Infidelidad de Netflix. Hace algunos años, especialistas de tecnología hablan de una creciente tasa de “infieles de Netflix”, un hábito que describe la acción de una persona que decide ver, sin su pareja, uno o varios episodios de una serie que suelen ver juntos. Casi siempre, las parejas mantienen un ritmo de consumo de series y programas, y suele ser Netflix la que aloja esas preferencias. No es raro que, aprovechando que la pareja se quedó dormida, uno pueda ver una parte de siguiente capítulo, y termine enganchado a cuatro más. Esa actividad no puede ser eliminada de la plataforma, y es fácilmente detectada por la otra persona. Eso ha sido, sin temor a equivocarme, uno de los mas fuertes motivos de pelea en las parejas que conozco.

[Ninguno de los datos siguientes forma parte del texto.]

+            const bool valid = i < len;
+            const uint32_t w = valid ? (uint32_t)st_w[rr * 64u + lane] : 0u;
+            const uint32_t c0 = w & 0xFu;
+            uint2 pp = make_uint2(0u, 0u);
+            if (!exact) {
+                uint32_t key[4], p[4], v[4];
+#pragma unroll
+                for (int j = 0; j < 4; j++) key[j] = (w >> (4 - j)) & KM;
+                __asm__ volatile("" ::: "memory");
+                atomic_round<4>(tbl, c0, key, valid, v);
+                __asm__ volatile("" ::: "memory");
+                if ((a.dbg_flags & 8u) && wv == 0u && base == 64u && (a.fault_block == 0xFFFFFFFFu || a.fault_block == b)) v[0] = (uint32_t)__shfl_xor((int)v[0], 1, 64);
+#pragma unroll
+                for (int j = 0; j < 4; j++) p[j] = counter_p_packed(v[j]);
+                exact = atomic_round_hot<4>(v);
+                pp = make_uint2(p[0] | (p[1] << 16), p[2] | (p[3] << 16));
+            } else {
+                const uint64_t seg = __ballot(valid);
+#pragma unroll 1
+                for (uint32_t j = 0; j < 4u; j++) {
+                    const uint32_t wj = w >> (4u - j);
+                    const uint32_t key1 = wj & KM, bit1 = (w >> (3u - j)) & 1u;
+                    const uint64_t M1 = match_window1<H>(wj);
+                    uint32_t p1, fin1, wm;
+                    rank_round<false, 1>(bit1, &key1, &M1, seg, valid, true, tbl + j * 256u, &p1, &fin1, wm);
+                    const uint32_t ph = p1 << (16u * (j & 1u));
+                    if (j < 2u) pp.x |= ph; else pp.y |= ph;
+                }
+            }
+            {
+                uint2 *dst = valid ? reinterpret_cast<uint2 *>(Pw + 16u * (off + i)) : sink;
+                *dst = pp;
             }
           }
         }
diff --git a/weath3rb0i_amd/csrc/w3_twophase.h b/weath3rb0i_amd/csrc/w3_twophase.h
--- a/weath3rb0i_amd/csrc/w3_twophase.h
+++ b/weath3rb0i_amd/csrc/w3_twophase.h
@@ -54,6 +54,8 @@
     uint32_t fault_kernels = 1u;
     int debug_stamps = 0;
 };
+
+struct ResidentGrids { uint32_t wg[3][9] = {}; };
 
 struct TwoPhaseWs {
     void *P = nullptr, *keys = nullptr, *perm = nullptr, *redo = nullptr, *streams = nullptr, *rec = nullptr, *splits = nullptr;
@@ -98,6 +100,7 @@
     void *huff_redo = nullptr;
     size_t huff_redo_cap = 0;
     TwoPhaseOptions opt;
+    ResidentGrids *grids = nullptr;
     uint64_t verify_calls = 0;
     TwoPhaseWs *vws = nullptr;
     void *vin = nullptr; size_t vin_cap = 0;
@@ -211,9 +214,43 @@
     default: hipLaunchKernelGGL((w3::k_predict_small<8, KEYS, NW>), grid, blk, 0, s, pa); break;
     }
 }
+enum { W3_SMALL_ONE_WAVE = 0, W3_SMALL_KEYED = 1, W3_SMALL_SPLIT = 2 };
+#define W3_TUNE_SMALL_SPLIT 1048576u
+template <int FORM, int H>
+static inline auto small_kernel() -> void (*)(w3::PredictArgs) {
+    if constexpr (FORM == W3_SMALL_SPLIT) return w3::k_predict_small_split<H>;
+    else if constexpr (FORM == W3_SMALL_KEYED) return w3::k_predict_small<H, true, 1>;
+    else return w3::k_predict_small<H, false, 1>;
+}
+template <int FORM>
+static inline void launch_small_resident(const TwoPhaseWs &ws, int H, uint32_t nb, hipStream_t s, const w3::PredictArgs &pa) {
+    void (*k)(w3::PredictArgs) = nullptr;
+    switch (H) {
+    case 0: k = small_kernel<FORM, 0>(); break;
+    case 1: k = small_kernel<FORM, 1>(); break;
+    case 2: k = small_kernel<FORM, 2>(); break;
+    case 3: k = small_kernel<FORM, 3>(); break;
+    case 4: k = small_kernel<FORM, 4>(); break;
+    case 5: k = small_kernel<FORM, 5>(); break;
+    case 6: k = small_kernel<FORM, 6>(); break;
+    case 7: k = small_kernel<FORM, 7>(); break;
+    default: k = small_kernel<FORM, 8>(); H = 8; break;
+    }
+    const int threads = FORM == W3_SMALL_SPLIT ? 128 : 64;
+    uint32_t own = 0u, &resident = ws.grids ? ws.grids->wg[FORM][H] : own;
+    if (!resident) {
+        int per_cu = 0, dev = 0, cus = 0;
+        if (hipOccupancyMaxActiveBlocksPerMultiprocessor(&per_cu, k, threads, 0) == hipSuccess && hipGetDevice(&dev) == hipSuccess &&
+            hipDeviceGetAttribute(&cus, hipDeviceAttributeMultiprocessorCount, dev) == hipSuccess && per_cu > 0 && cus > 0)
+            resident = (uint32_t)per_cu * (uint32_t)cus;
+        else { (void)hipGetLastError(); resident = 256u * 20u; }
+    }
+    hipLaunchKernelGGL(k, dim3(std::min<uint32_t>(nb, resident)), dim3(threads), 0, s, pa);
+}
 static inline void launch_small_shaped(const TwoPhaseWs &ws, int H, uint32_t nb, hipStream_t s, const w3::PredictArgs &pa) {
     if (ws.half_cu && (ws.opt.tune & 32u)) launch_small<false, W3_NW_SMALL>(H, dim3(std::min<uint32_t>((nb + W3_NW_SMALL - 1) / W3_NW_SMALL, 2 * W3_HALF_CU_GRID)), s, pa);
-    else launch_small<false>(H, dim3(std::min<uint32_t>(nb, 256 * 20)), s, pa);
+    else if (ws.opt.tune & W3_TUNE_SMALL_SPLIT) launch_small_resident<W3_SMALL_SPLIT>(ws, H, nb, s, pa);
+    else launch_small_resident<W3_SMALL_ONE_WAVE>(ws, H, nb, s, pa);
 }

GPS y el tiempo real. Antes, la respuesta a la pregunta “¿dónde estás?” era mucho más simple. Una breve explicación durante la llamada podía ser una coartada perfecta. Hoy es más difícil apelar a ese argumento. WhatsApp integra una función en el ícono de clip, llamada “Ubicación en tiempo real”. Esa opción le permite al destinatario acceder a la posición geolocalizada del teléfono desde donde se envía la invitación. Si bien hay apps como Fake GPS para engañar al sistema – sí, la misma de Pokemon GO -, a veces el olvido nos ataca. Y si bien eso no podría ser un problema para muchos, la “vieja confiable” Google tiene un “Historial de Ubicaciones” que registra nuestro desplazamiento diario, siempre que tengamos el GPS habilitado en el teléfono. Esta información puede ser consultada en la web, desde cada cuenta de usuario. Basta con la contraseña para acceder a esa data.

Las capturas de pantalla son un recurso recurrente en peleas de pareja | Fuente: Getty Images

Borrar el pasado. Cuando una pareja termina, existe un penoso proceso autoimpuesto: “borrar las fotos del ex”. Casi siempre esta tarea impulsiva va acompañada de un temporal cierre de nuestro perfil en redes, y así podremos hacer un eficiente barrido de ese material. Ahora, ¿en cuántas redes compartiste fotos con tu pareja? ¿En Instagram, Twitter, Facebook, Grupos de WhatsApp? Peor aún, ¿habrá una cuenta de terceros que tenga fotos tuyas con tu ex alojada sen un perfil abierto? Un tercer factor de estrés sería, seguramente saber si esta presencia a la que denominamos “ex” ya borró tus fotos, y este proceso de depuración se convierte en una carrera por la reinvención frente al circulo de amigos. Y hablar de los amigos en común es otro tema.

Borrar el presente. Seguramente has pensado que puedes borrar tu actividad en redes sociales. Y sí, es correcto. Cada servicio cuenta con sistemas eficientes de borrado de información, si es que ya no deseas que el contenido compartido siga siendo visible. Está bien. Se puede. El problema viene cuando no aceptas el principio básico de la tecnología de nuestros tiempos: “Internet no olvida”. Una captura de pantalla es suficiente argumento para desacreditar cualquier excusa. Incluso si tuvieras la razón, explicar un contexto suele ser otro detonante. Mientras más contenido compartes, más te expones.

Dar demasiados "likes" públicos en redes sociales puede generar un conflicto en la pareja | Fuente: Getty Images

Un campo minado de LIKES. Los “likes” que colocamos en redes son, sin duda, una actividad que se ha vuelto peligrosa. Un “like” público en la foto equivocada es gasolina arrojado a un lanzallamas. Todo “like” en perfiles públicos, como los de Instagram, generan un reporte muy sencillo de revisar en el ícono de corazón en la base de la pantalla al abrir la aplicación.

La insatisfacción parchada con redes sociales. Un reciente estudio mencionaba que las parejas que publican demasiadas fotografías en pareja y mostrando mucho amor, lo hacían para compensar la poca satisfacción que podían encontrar en su relación real.